I am also deeply appreciative of your transparency in dealing with this entire matter, especially the frequent access that enabled us to discuss the matter with you on multiple occasions. That we were not led to reel under the opacity of the decision-making process is a measure of your deep commitment to openness in administration. However, Sir, I must share with you my strong disappointment concerning the administrative ethos at your Ministry. Policy-making is primarily a political function while its implementation is the responsibility of the bureaucracy. As the political head is ultimately accountable to the people, it is rightly he who sets the tone and tenor of policies. Bureaucratic obduracy can not and should not pass off as sagacious advice, especially when it seems to either subvert or stall policy-making. In the specific case of my film, the bureaucracy seemed to suggest that a Minister of the Union is bound by administrative instruction to a point where he neither has the powers to interpret it, nor implement its spirit. It is with deep dismay that I watched you being informed that you had no discretion to take a purposive and equitable view of a mere executive instruction, even though you have the statutory if not constituent power to do so. When you sought clarification from the law ministry, it was delayed to a point when it became infructuous, i.e., just hours after the Jury finalised the list of awards. Even then, for a full 12 hours, this formal advice did not reach you.

I will desist from speculation about what may have happened if the clarification had come to you in time and allowed the Ministry to tender my film to the Jury for consideration, but at the same time, I am deeply perturbed about the bureaucracy’s shackling campaign, characterised by the obfuscatory interpretation of small print by smaller minds. What the odd individual and department did in this case is something that must be addressed, but more important is to recognise that such a roleplay is not an aberration but an inexorable pattern.

Sir, I know through our discussions that you too feel that small print must not be allowed to outwit reason and policy direction. In this instance, the officials advanced a series of specious arguments in order to prevent the film from even being considered for a national award. It is ridiculous that though Final Solution (149-minutes) was seen by thousands in 2004, showcased at numerous international film festivals and screened at over 100 universities worldwide, these officials claimed it did not even exist in that year and that the film was produced only in 2005!

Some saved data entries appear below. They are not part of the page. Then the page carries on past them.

# nelaturuharsha/TurboPrune

Hardware: NVIDIA H100
Metric: images_per_sec_resnet50_erk80_train_step (higher is better)
Workload: dtype bf16

## Files before the change

### include/turboprune_b200.h

```cpp
#ifndef TURBOPRUNE_B200_H
#define TURBOPRUNE_B200_H

#include <stddef.h>
#include <stdint.h>

#ifdef __cplusplus
extern "C" {
#endif

#define TP_OK                 0
#define TP_ERR_INVALID       -1
#define TP_ERR_WORKSPACE     -2
#define TP_ERR_CUDA          -3
#define TP_ERR_K_RANGE       -4
#define TP_ERR_UNSUPPORTED   -5
#define TP_ERR_DEVICE        -6

const char* tp_strerror(int code);
const char* tp_last_cuda_error(void);
int         tp_abi_version(void);
int         tp_device_sm_count(void);
int         tp_set_pdl(int on);

#define TP_SCORE_MAG      0
// ... 51 lines not shown
int tp_synth_normal(void* out, int64_t numel, uint64_t seed, uint64_t counter_offset, int raw_words, void* stream);
int tp_synth_labels(void* out, int64_t numel, int num_classes, uint64_t seed, uint64_t counter_offset, void* stream);

typedef struct tp_conv_desc {
  int32_t n, h, w, cin;
  int32_t cout, r, s;
  int32_t stride_h, stride_w, pad_h, pad_w;
  int32_t p, q;
} tp_conv_desc;

size_t tp_conv_workspace_bytes(const tp_conv_desc* d, int op);

int tp_conv_fprop(const tp_conv_desc* d, const void* x, const void* wf, const void* bias_f32,
                  void* y, void* ws, size_t ws_bytes, void* stream);
size_t tp_conv_stats_rows(const tp_conv_desc* d);
int tp_conv_fprop_stats(const tp_conv_desc* d, const void* x, const void* wf, const void* kmask_f, const void* bias_f32,
                        void* y, void* stats, void* ws, size_t ws_bytes, void* stream);
int tp_conv_dgrad(const tp_conv_desc* d, const void* dy, const void* wd, const void* kmask_d, const void* addend,
                  void* dx, void* ws, size_t ws_bytes, void* stream);
size_t tp_conv_dgrad_partial_rows(const tp_conv_desc* d);
int tp_conv_dgrad_bnrelu(const tp_conv_desc* d, const void* dy, const void* wd, const void* kmask_d,
                         const void* bn_y, const void* bn_weight, const void* bn_bias, const void* bn_mean, const void* bn_invstd,
                         void* g, void* partial, void* stream);
int tp_conv_wgrad(const tp_conv_desc* d, const void* x, const void* dy, const void* mask, const void* kmask_f,
                  int cin_real, void* dw, void* db, void* ws, size_t ws_bytes, void* stream);

int tp_bn_forward_ext(const void* y, const void* residual, void* z, int64_t M, int C,
                      const void* weight, const void* bias, void* running_mean, void* running_var,
                      void* num_batches_tracked, float momentum, float eps, int training, int relu,
                      void* save_mean, void* save_invstd, const void* ext_stats, int64_t ext_rows,
                      void* ws, size_t ws_bytes, void* stream);

size_t tp_bn_workspace_bytes(int64_t m, int c);
int tp_bn_forward(const void* y, const void* residual, void* z, int64_t m, int c,
                  const void* weight, const void* bias, void* running_mean, void* running_var,
                  void* num_batches_tracked, float momentum, float eps, int training, int relu,
                  void* save_mean, void* save_invstd, void* ws, size_t ws_bytes, void* stream);
int tp_bn_backward(const void* dz, const void* z, const void* y, int64_t m, int c, const void* weight, const void* bias,
                   const void* save_mean, const void* save_invstd, int relu, void* dy, void* dres,
                   void* dweight, void* dbias, void* ws, size_t ws_bytes, void* stream);

int tp_bn_backward_ext(const void* g, const void* y, int64_t M, int C, const void* weight, const void* bias,
                       const void* save_mean, const void* save_invstd, const void* partial_rows, int64_t n_rows,
                       void* dy, void* dweight, void* dbias, void* ws, size_t ws_bytes, void* stream);
int tp_maxpool_forward(const void* x, void* y, void* idx, int n, int h, int w, int c, int k, int stride, int pad,
                       int p, int q, void* stream);
// ... 21 lines not shown
```

### turboprune_b200/_cabi.py

```python
import ctypes
import os
from ctypes import POINTER, c_char_p, c_float, c_int, c_int32, c_int64, c_size_t, c_uint64, c_void_p

from . import build as _build

TP_SCORE_MAG, TP_SCORE_SNIP, TP_SCORE_SYNFLOW = 0, 1, 2
TP_ERR_K_RANGE = -4

_lib = None


class ConvDesc(ctypes.Structure):
    _fields_ = [(n, c_int32) for n in
                ("n", "h", "w", "cin", "cout", "r", "s", "stride_h", "stride_w", "pad_h", "pad_w", "p", "q")]


class StageItem(ctypes.Structure):
    _fields_ = [("w", c_void_p), ("mask", c_void_p), ("wf", c_void_p), ("wd", c_void_p)] + \
               [(n, c_int32) for n in ("cout", "cin", "r", "s", "cin_p", "cout_p", "wf_ld")] + \
               [("kmask_f", c_void_p), ("kmask_d", c_void_p)]
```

Sir, Final Solution created history at the Berlin International film festival by not only being the first Indian film to win an award in the last couple of decades, it signalled a recognition of the documentary form as being most significant in the post-911 world. Berlinale’s Wolfgang Staudte prize had never been awarded to a documentary before; later in the year, the Cannes jury underscored the import assigned to the documentary form by giving its main prize to Michael Moore’s Fahrenheit 911. Final Solution (149) has been the first ever Indian documentary to win awards at the 3 Continents film festival in Nantes (France), the first ever Indian film to be nominated for the coveted Grierson Awards (UK) and the first Indian film to win the prestigious Freedom of Expression award given by the worldwide Index on Censorship. Yet, this country’s national awards and official film festivals fail to find a place for the film.

Broadcasters worldwide want the film as part of their programming lineup, but it is yet to find a space on Doordarshan! Audiences on BBC (UK and Ireland), NHK(Japan), DR2 (Denmark), Dutch television and a host of other networks have already appreciated the film; I am now in dialogue with major broadcasters in Germany, France, USA and half a dozen other countries. Yet, I despair to think of the bureaucratic hurdles I’ll need to navigate to have the film shown on national television in my own country.

I do hope, Sir, that my experience at the 52nd National Film Awards sets in motion a process of review of some of the policies and processes currently in place at your Ministry.